Motivated by his own adversity in childhood and youth, Joyce's philanthropic work was always focused on the well-being of Canada's youth, especially those who face financial disadvantage.

He founded the Tim Horton Children's Foundation, which sends underprivileged kids to camp each year. Joyce's efforts on behalf of the Foundation earned him the Gary Wright Humanitarian Award in 1991, in recognition of the outstanding contributions to the betterment of community life throughout Canada. Largely for his work with the Tim Horton Children's Camps, he received an appointment to the Order of Canada on October 21, 1992, in Ottawa. After selling his ownership of Tim Hortons, Joyce turned his sights to his own foundation, The Joyce Family Foundation, to administer his personal philanthropic work. The mandate of the Foundation is to support the social, economic, and emotional well-being of children.

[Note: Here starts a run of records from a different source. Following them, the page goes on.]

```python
class IgemmDesc(ctypes.Structure):

    _fields_ = [
        ("N", ctypes.c_int32), ("Ho", ctypes.c_int32), ("Wo", ctypes.c_int32),
        ("in_img_stride", ctypes.c_int64),
        ("in_row_stride", ctypes.c_int32), ("in_px_stride", ctypes.c_int32), ("in_off", ctypes.c_int32),
        ("stride", ctypes.c_int32), ("KH", ctypes.c_int32), ("KW", ctypes.c_int32),
        ("tap_len", ctypes.c_int32), ("Cout", ctypes.c_int32),
# ... 79 lines not shown
    "yolo_hip_abi_version": [],
    "yolo_debug_stamps": [c_void_p, c_int],
    "yolo_stream_create": [c_int, ctypes.POINTER(c_void_p)],
    "yolo_decode": [c_void_p, c_int, c_int, c_int, c_int, c_double, c_void_p, c_void_p, c_void_p],
    "yolo_decode_gt": [c_void_p, c_int, c_int, c_int, c_int, c_void_p, c_void_p, c_void_p],
    "yolo_nms": [c_void_p, c_void_p, c_int, c_int, c_double, c_int, c_void_p, c_void_p, c_void_p],
    "yolo_batchnorm_train_fwd": [c_void_p, c_int, c_int, c_int, c_int, c_int, c_void_p, c_void_p, c_double, c_double, c_void_p, c_void_p, c_void_p, c_int,
                                 c_int, c_void_p, c_void_p, c_void_p, c_int, c_void_p, c_int, c_void_p],
    "yolo_batchnorm_bwd": [c_void_p, c_int, c_void_p, c_int, c_void_p, c_int, c_int, c_int, c_int, c_int, c_void_p, c_void_p, c_void_p, ctypes.c_long, ctypes.c_long,
                           ctypes.c_long, ctypes.c_long, c_int, c_int, c_void_p, c_void_p, c_void_p, c_void_p, c_void_p],
    "yolo_map_match": [c_void_p, c_void_p, c_void_p, c_int, c_int, c_void_p, c_void_p, c_int, ctypes.POINTER(c_double), c_int, c_double, c_double, c_double,
                       c_void_p, c_void_p, c_void_p],
    "yolo_pairwise_iou": [c_void_p, c_int, c_void_p, c_int, c_int, c_void_p, c_void_p],
    "yolo_loss_fwd_bwd": [c_void_p, c_void_p, c_int, c_int, c_int, c_int, c_float, c_float, c_void_p, c_void_p, c_void_p, c_void_p],
    "yolo_loss_iou": [c_void_p, c_void_p, c_long, c_void_p, c_void_p],
    "yolo_igemm": [ctypes.POINTER(IgemmDesc), c_void_p, c_void_p, c_void_p, c_void_p, c_void_p, c_void_p],
    "yolo_igemm_finish": [ctypes.POINTER(IgemmDesc), c_void_p, c_void_p, c_void_p, c_void_p, c_void_p],
    "yolo_wgrad": [ctypes.POINTER(WgradDesc), c_void_p, c_void_p, c_void_p, c_void_p, c_void_p],
    "yolo_wgrad_slab_floats": [ctypes.POINTER(WgradDesc), ctypes.POINTER(ctypes.c_long)],
    "yolo_conv_stem7_fwd": [c_void_p, c_void_p, c_void_p, c_int, c_int, c_int, c_long, c_int, c_float, c_int, c_void_p, c_long, c_int, c_int, c_void_p, c_long,
                            c_int, c_int, c_void_p],
    "yolo_conv_stem7_fwd_f32": [c_void_p, c_void_p, c_void_p, c_int, c_int, c_int, c_float, c_int, c_void_p, c_long, c_int, c_int, c_void_p, c_long, c_int, c_int,
                                c_void_p],
    "yolo_wgrad_stem7": [c_void_p, c_void_p, c_int, c_int, c_int, c_long, c_int, c_long, c_int, c_int, c_void_p, c_void_p, c_void_p, c_long, c_void_p],
    "yolo_wgrad_stem7_pooled": [c_void_p, c_void_p, c_int, c_int, c_int, c_long, c_int, c_long, c_int, c_int, c_void_p, c_long, c_int, c_int, c_float, c_void_p,
                                c_void_p, c_void_p, c_long, c_void_p],
    "yolo_wgrad_stem7_codes": [c_void_p, c_void_p, c_void_p, c_int, c_int, c_int, c_long, c_int, c_void_p, c_long, c_int, c_int, c_float, c_void_p, c_void_p, c_void_p,
                               c_long, c_void_p],
    "yolo_maxpool3s2_fwd": [ctypes.POINTER(PoolDesc), c_void_p, c_void_p, c_void_p],
    "yolo_maxpool3s2_bwd": [ctypes.POINTER(PoolDesc), c_void_p, c_void_p, c_void_p, c_int, c_void_p],
    "yolo_maxpool2_fwd": [ctypes.POINTER(PoolDesc), c_void_p, c_void_p, c_void_p],
    "yolo_maxpool2_bwd_lrelu": [ctypes.POINTER(PoolDesc), c_void_p, c_void_p, c_float, c_void_p, c_void_p],
    "yolo_maxpool2_bwd_codes": [ctypes.POINTER(PoolDesc), c_void_p, c_void_p, c_void_p, c_float, c_void_p, c_void_p],
    "yolo_nchw_f32_to_nhwc_bf16": [c_void_p, c_int, c_int, c_int, c_int, c_void_p, c_int, c_int, c_int, c_void_p],
    "yolo_nhwc_bf16_to_nchw_f32": [c_void_p, c_int, c_int, c_int, c_int, c_int, c_void_p, c_void_p],
    "yolo_nhwc_bf16_to_nchw_bf16": [c_void_p, c_int, c_int, c_int, c_int, c_int, c_void_p, c_void_p],
    "yolo_scale_rows_to_bf16": [c_void_p, c_void_p, c_float, c_void_p, c_float, c_int, c_int, c_int, c_void_p, c_void_p],
    "yolo_dropout_bf16": [c_void_p, c_void_p, c_float, c_long, c_void_p, c_void_p],
    "yolo_pack_conv_weight": [c_void_p, c_int, c_int, c_int, c_int, c_int, c_int, c_void_p, c_void_p, c_void_p],
    "yolo_pack_fc_weight": [c_void_p, c_int, c_int, c_int, c_void_p, c_void_p, c_void_p],
    "yolo_pack_fc_weight_blocked": [c_void_p, c_int, c_long, c_void_p, c_void_p],
    "yolo_pack_fc_weight_blocked_hwc": [c_void_p, c_int, c_int, c_int, c_void_p, c_void_p],
    "yolo_unpack_conv_wgrad": [c_void_p, c_int, c_int, c_int, c_int, c_int, c_int, c_void_p, c_int, c_void_p],
    "yolo_im2col_rows": [c_void_p, c_long, c_int, c_int, c_int, c_int, c_int, c_int, c_int, c_int, c_int, c_void_p, c_void_p],
    "yolo_transpose_f32_to_bf16": [c_void_p, c_int, c_int, c_void_p, c_int, c_void_p],
    "yolo_transpose_bf16": [c_void_p, c_int, c_int, c_int, c_void_p, c_int, c_void_p],
# ... 115 lines not shown
```

yolo-v1_amd/yolo/config.py:

```python

from __future__ import annotations

from dataclasses import dataclass, fields


@dataclass
class EngineConfig:
    TIMERS: list | None = None
    IGEMM_LAUNCHES: int = 0
    TUNE_LOG: list | None = None
    AUTOTUNE: bool = False
    TILE_HINT: int = 0
    TILE_PX: int = 0
    PLAN_TABLE: bool = True
    BORROW_PLANS: bool = True
    SMALL_SPLIT: bool = True
    PERSIST: bool = True
    BN_STATS_IN_CONV: bool = True
    STEM_KERNEL: bool = True
    STEM_POOL_BWD_FUSED: bool = True
    STRIDE2_CLASSES: bool = True
    STEM_F32_INPUT: bool = True
    FLATTEN_FREE: bool = True
    POOL_CODES: bool = True
    FUSE_POOL: bool = True
    FC_NORM_IN_WGRAD: int = 1 << 26
    WGRAD_STREAM: bool = True
    SIDE_LOW: bool = True
    WGRAD_SLABS: bool = False
    WGRAD_PIPE: bool = True
    WGRAD_CHOICE: object = None
    PLAN_TIMES: object = None
    TUNE_REPS: int = 1
    FC_WGRAD_SIDE: bool = True
    DETERMINISTIC: bool = False
    WGRAD_WIDE: bool = True


def _from_env(cfg: EngineConfig) -> EngineConfig:
    import os
    for f in fields(EngineConfig):
        v = os.environ.get("YOLO_AMD_" + f.name)
        if v is None:
            continue
        if f.type not in ("bool", "int"):
            raise ValueError(f"YOLO_AMD_{f.name}: only the bool / int switches can be set from the environment")
        setattr(cfg, f.name, bool(int(v)) if f.type == "bool" else int(v))
    return cfg


CONFIG = _from_env(EngineConfig())
SWITCHES = frozenset(f.name for f in fields(EngineConfig))
```

Measured before the change: 24370 images/s.

## Add 16-row stem conv tile kernel with in-register 2x2 pooling path

Adds a new stem 7x7 conv forward kernel that processes 16 output rows per tile instead of 8. This amortizes halo loads across more rows and reduces the tile count, and it launches with a smaller grid. When pooling is requested without codes or full output and the slope is non-negative, a variant does the 2x2 maxpool in registers using DPP lane swaps, which skips the LDS output tile round-trip. A host-side rule selects the new kernel based on tile count, with an override knob. The trade-offs are more LDS per block, higher register pressure and less parallelism for small batches.

```diff
diff --git a/include/yolo_hip.h b/include/yolo_hip.h
--- a/include/yolo_hip.h
+++ b/include/yolo_hip.h
@@ -137,6 +137,7 @@
 int yolo_conv_stem7_fwd_f32(const float *x_nchw_f32, const void *w_packed_bf16, const float *bias, int N, int H, int W, float slope,
                             int pool2, void *out_bf16, long out_img_stride, int out_row_stride, int out_off, void *out_full_bf16,
                             long full_img_stride, int full_row_stride, int full_off, yolo_stream_t stream);
+int yolo_conv_stem7_set_tile(int tile_rows);
 int yolo_wgrad_stem7(const void *x_nhwc4_bf16, const void *dy_bf16, int N, int Ho, int Wo, long x_img_stride,
                      int x_row_stride, long dy_img_stride, int dy_row_stride, int dy_off, float *dw_oihw,
                      float *db, float *scratch, long scratch_elems, yolo_stream_t stream);
diff --git a/yolo-v1_amd/csrc/stem.hip b/yolo-v1_amd/csrc/stem.hip
--- a/yolo-v1_amd/csrc/stem.hip
+++ b/yolo-v1_amd/csrc/stem.hip
@@ -1,4 +1,5 @@
 #include <algorithm>
+#include <atomic>
 
 #include "common.h"
 
@@ -34,123 +35,16 @@
     int H, W;
 };
 
-template <bool F32IN>
-__global__ void __launch_bounds__(256, 2) stem_fwd_kernel(const StemFwdParams p)
-{
-    __shared__ __attribute__((aligned(16))) char patchA[SF_X_BYTES];
-    __shared__ __attribute__((aligned(16))) char patchB[SF_X_BYTES];
-    __shared__ __attribute__((aligned(16))) bf16_t otileA[SF_TH * SF_TW * SF_OP];
-    __shared__ __attribute__((aligned(16))) bf16_t otileB[SF_TH * SF_TW * SF_OP];
-    const int tid = threadIdx.x, lane = tid & 63;
-    const int wave = __builtin_amdgcn_readfirstlane(tid >> 6);
-    const int n16 = lane & 15, kb = lane >> 4;
-
-    sbf16x8 afrag[4][7];
-#pragma unroll
-    for (int mb = 0; mb < 4; ++mb)
-#pragma unroll
-        for (int ky = 0; ky < 7; ++ky)
-            afrag[mb][ky] = *reinterpret_cast<const sbf16x8 *>(p.w + ((mb * 16 + n16) * 7 + ky) * 32 + kb * 8);
-    float bias_r[4][4];
-#pragma unroll
-    for (int mb = 0; mb < 4; ++mb)
-#pragma unroll
-        for (int r = 0; r < 4; ++r) bias_r[mb][r] = p.bias[mb * 16 + 4 * kb + r];
-
-    int x_off[2];
-#pragma unroll
-    for (int i = 0; i < 2; ++i) {
-        int slot = (i * 4 + wave) * 64 + lane;
-        if (slot >= SF_PH * (SF_PW / 2)) slot = SF_PH * (SF_PW / 2) - 1;
-        x_off[i] = (slot / (SF_PW / 2)) * p.x_row_stride + (slot % (SF_PW / 2)) * 8;
-    }
-    auto stage = [&](char *sb, int tile) {
-        const int tx = tile % p.tiles_x, r = tile / p.tiles_x;
-        const int ty = r % p.tiles_y, n = r / p.tiles_y;
-        const bf16_t *xb = p.x + (long)n * p.x_img_stride + (long)(ty * SF_TH * 2) * p.x_row_stride + tx * SF_TW * 2 * 4;
-        STEM_GLDS16(xb + x_off[0], sb + wave * 1024);
-        if (wave < 3) STEM_GLDS16(xb + x_off[1], sb + (4 + wave) * 1024);
-    };
-
-    constexpr int F32_ITEMS = SF_PH * 3 * 11, F32_PER_THREAD = (F32_ITEMS + 255) / 256;
-    float4 xr[F32_PER_THREAD];
-    if constexpr (F32IN) {
-        for (int i = tid; i < SF_X_BYTES / 16; i += 256) {
-            *reinterpret_cast<uint4 *>(patchA + i * 16) = uint4{0u, 0u, 0u, 0u};
-            *reinterpret_cast<uint4 *>(patchB + i * 16) = uint4{0u, 0u, 0u, 0u};
-        }
-        __syncthreads();
-    }
-    auto f32_load = [&](int tile) {
-        const int tx = tile % p.tiles_x, r = tile / p.tiles_x;
-        const int ty = r % p.tiles_y, n = r / p.tiles_y;
-        const float *xb = p.x32 + (long)n * 3 * p.H * p.W;
-#pragma unroll
-        for (int j = 0; j < F32_PER_THREAD; ++j) {
-            const int item = j * 256 + tid;
-            const int q = item % 11, rc = item / 11, c = rc % 3, pr = rc / 3;
-            const int y = ty * SF_TH * 2 - 3 + pr, x = tx * SF_TW * 2 - 4 + 4 * q;
-            const bool in = item < F32_ITEMS && y >= 0 && y < p.H && x >= 0 && x < p.W;
-            xr[j] = in ? *reinterpret_cast<const float4 *>(xb + ((long)c * p.H + y) * p.W + x) : float4{0.0f, 0.0f, 0.0f, 0.0f};
-        }
-    };
-    auto f32_store = [&](char *sb) {
-#pragma unroll
-        for (int j = 0; j < F32_PER_THREAD; ++j) {
-            const int item = j * 256 + tid;
-            if (item >= F32_ITEMS) continue;
-            const int q = item % 11, rc = item / 11, c = rc % 3, pr = rc / 3;
-            const float v[4] = {xr[j].x, xr[j].y, xr[j].z, xr[j].w};
-#pragma unroll
-            for (int e = 0; e < 4; ++e) {
-                const int ppx = 4 * q - 1 + e;
-                if (ppx >= 0 && ppx < SF_PW) *reinterpret_cast<bf16_t *>(sb + (pr * SF_PW + ppx) * 8 + c * 2) = f32_to_bf16(v[e]);
-            }
-        }
-    };
-
-    const int b_base = ((4 * wave) * SF_PW + 2 * n16 + 2 * kb) * 8;
-
-    auto mfma_phase = [&](const char *sb, bf16_t *otile) {
-        sf32x4 acc[4][2];
-#pragma unroll
-        for (int mb = 0; mb < 4; ++mb)
-#pragma unroll
-            for (int rr = 0; rr < 2; ++rr) acc[mb][rr] = sf32x4{0.0f, 0.0f, 0.0f, 0.0f};
-#pragma unroll
-        for (int ky = 0; ky < 7; ++ky) {
-            sbf16x8 bfr[2];
-#pragma unroll
-            for (int rr = 0; rr < 2; ++rr) bfr[rr] = *reinterpret_cast<const sbf16x8 *>(sb + b_base + ((2 * rr + ky) * SF_PW) * 8);
-#pragma unroll
-            for (int mb = 0; mb < 4; ++mb)
-#pragma unroll
-                for (int rr = 0; rr < 2; ++rr) acc[mb][rr] = __builtin_amdgcn_mfma_f32_16x16x32_bf16(afrag[mb][ky], bfr[rr], acc[mb][rr], 0, 0, 0);
-        }
-#pragma unroll
-        for (int rr = 0; rr < 2; ++rr) {
-            const int px = (2 * wave + rr) * SF_TW + n16;
-#pragma unroll
-            for (int mb = 0; mb < 4; ++mb) {
-                float v[4];
-#pragma unroll
-                for (int r = 0; r < 4; ++r) {
-                    v[r] = acc[mb][rr][r] + bias_r[mb][r];
-                    v[r] = v[r] > 0.0f ? v[r] : v[r] * p.slope;
-                }
-                uint2 o;
-                o.x = (unsigned)f32_to_bf16(v[0]) | ((unsigned)f32_to_bf16(v[1]) << 16);
-                o.y = (unsigned)f32_to_bf16(v[2]) | ((unsigned)f32_to_bf16(v[3]) << 16);
-                *reinterpret_cast<uint2 *>(otile + px * SF_OP + mb * 16 + 4 * kb) = o;
-            }
-        }
-    };
-    auto store_phase = [&](const bf16_t *otile, int tile) {
-        const int tx = tile % p.tiles_x, r0 = tile / p.tiles_x;
-        const int ty = r0 % p.tiles_y, n = r0 / p.tiles_y;
-        bf16_t *ob = p.out + (long)n * p.out_img_stride + p.out_off;
-        if (p.pool) {
-            const int c8 = tid & 7, q = tid >> 3, qy = q >> 3, qx = q & 7;
+template <int TH>
+__device__ __forceinline__ void stem_store_tile(const StemFwdParams &p, const bf16_t *otile, int tile, int tid)
+{
+    const int tx = tile % p.tiles_x, r0 = tile / p.tiles_x;
+    const int ty = r0 % p.tiles_y, n = r0 / p.tiles_y;
+    bf16_t *ob = p.out + (long)n * p.out_img_stride + p.out_off;
+    if (p.pool) {
+#pragma unroll
+        for (int pass = 0; pass < TH / 8; ++pass) {
+            const int idx = pass * 256 + tid, c8 = idx & 7, q = idx >> 3, qy = q >> 3, qx = q & 7;
             const bf16_t *s0 = otile + ((2 * qy) * SF_TW + 2 * qx) * SF_OP + c8 * 8;
             const uint4 a = *reinterpret_cast<const uint4 *>(s0), b = *reinterpret_cast<const uint4 *>(s0 + SF_OP);
             const uint4 c = *reinterpret_cast<const uint4 *>(s0 + SF_TW * SF_OP), d = *reinterpret_cast<const uint4 *>(s0 + SF_TW * SF_OP + SF_OP);
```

Ron Joyce was honoured at a celebration in May 2017 for his combined gifts to Atlantic Canada colleges and universities amounting to over $52 million. The Joyce Family Foundation has also made significant donations throughout Canada and Ron Joyce has been honoured with several philanthropist awards.

Joyce has accepted honorary degrees from seven Canadian universities, including Mount Allison University, McMaster University, Cape Breton University, University of Calgary, Queen's University, Saint Mary's University, and University of New Brunswick. In 1994, he received McGill University's Management Achievement Award. In November 1996, Ron Joyce became only the second person to ever receive the Canadian Franchise Association's Lifetime Achievement Award. In April 1999, Ron Joyce was inducted into the Canadian Business Hall of Fame and in October of the same year, he was named Entrepreneur of the Year for Ontario and Canada. In November 2005, Joyce was the 2005 Humanitarian Award Recipient by the Canadian Red Cross, Nova Scotia Region for his work with the Tim Horton Children's Foundation and for his continued support of education and health organizations across the world.

==Personal life==
Joyce was married twice and both marriages ended in divorce. His son Ron Jr. married Tim Horton's eldest daughter Jeri-Lyn. The couple were franchisees of four Tim Hortons locations in southern Ontario until their retirement in 2023.

On November 11, 2007, the Bombardier Global 5000 business jet in which Joyce was travelling crashed short of the runway at his Fox Harb'r Resort's airport. Joyce suffered two fractured vertebrae as a result.

In May 2011, an unnamed woman in her mid-30s alleged that the billionaire co-founder of Tim Hortons sexually assaulted her at his home. The alleged incident occurred when the woman, who is representing herself in court, spent the night at Joyce's home in Burlington, Ont., so she could drive him to a medical appointment the following day. A $50,000 out-of-court settlement was reached between the two parties. In January 2017, the sexual assault lawsuit resurfaced as the two parties had different opinions on which the settlement was reached. Joyce's lawyers attempted to throw out the case but were ultimately forced to face trial.

As of 2017, he was worth an estimated US$1.4 billion. Joyce died at his home in Burlington on January 31, 2019, at the age of 88.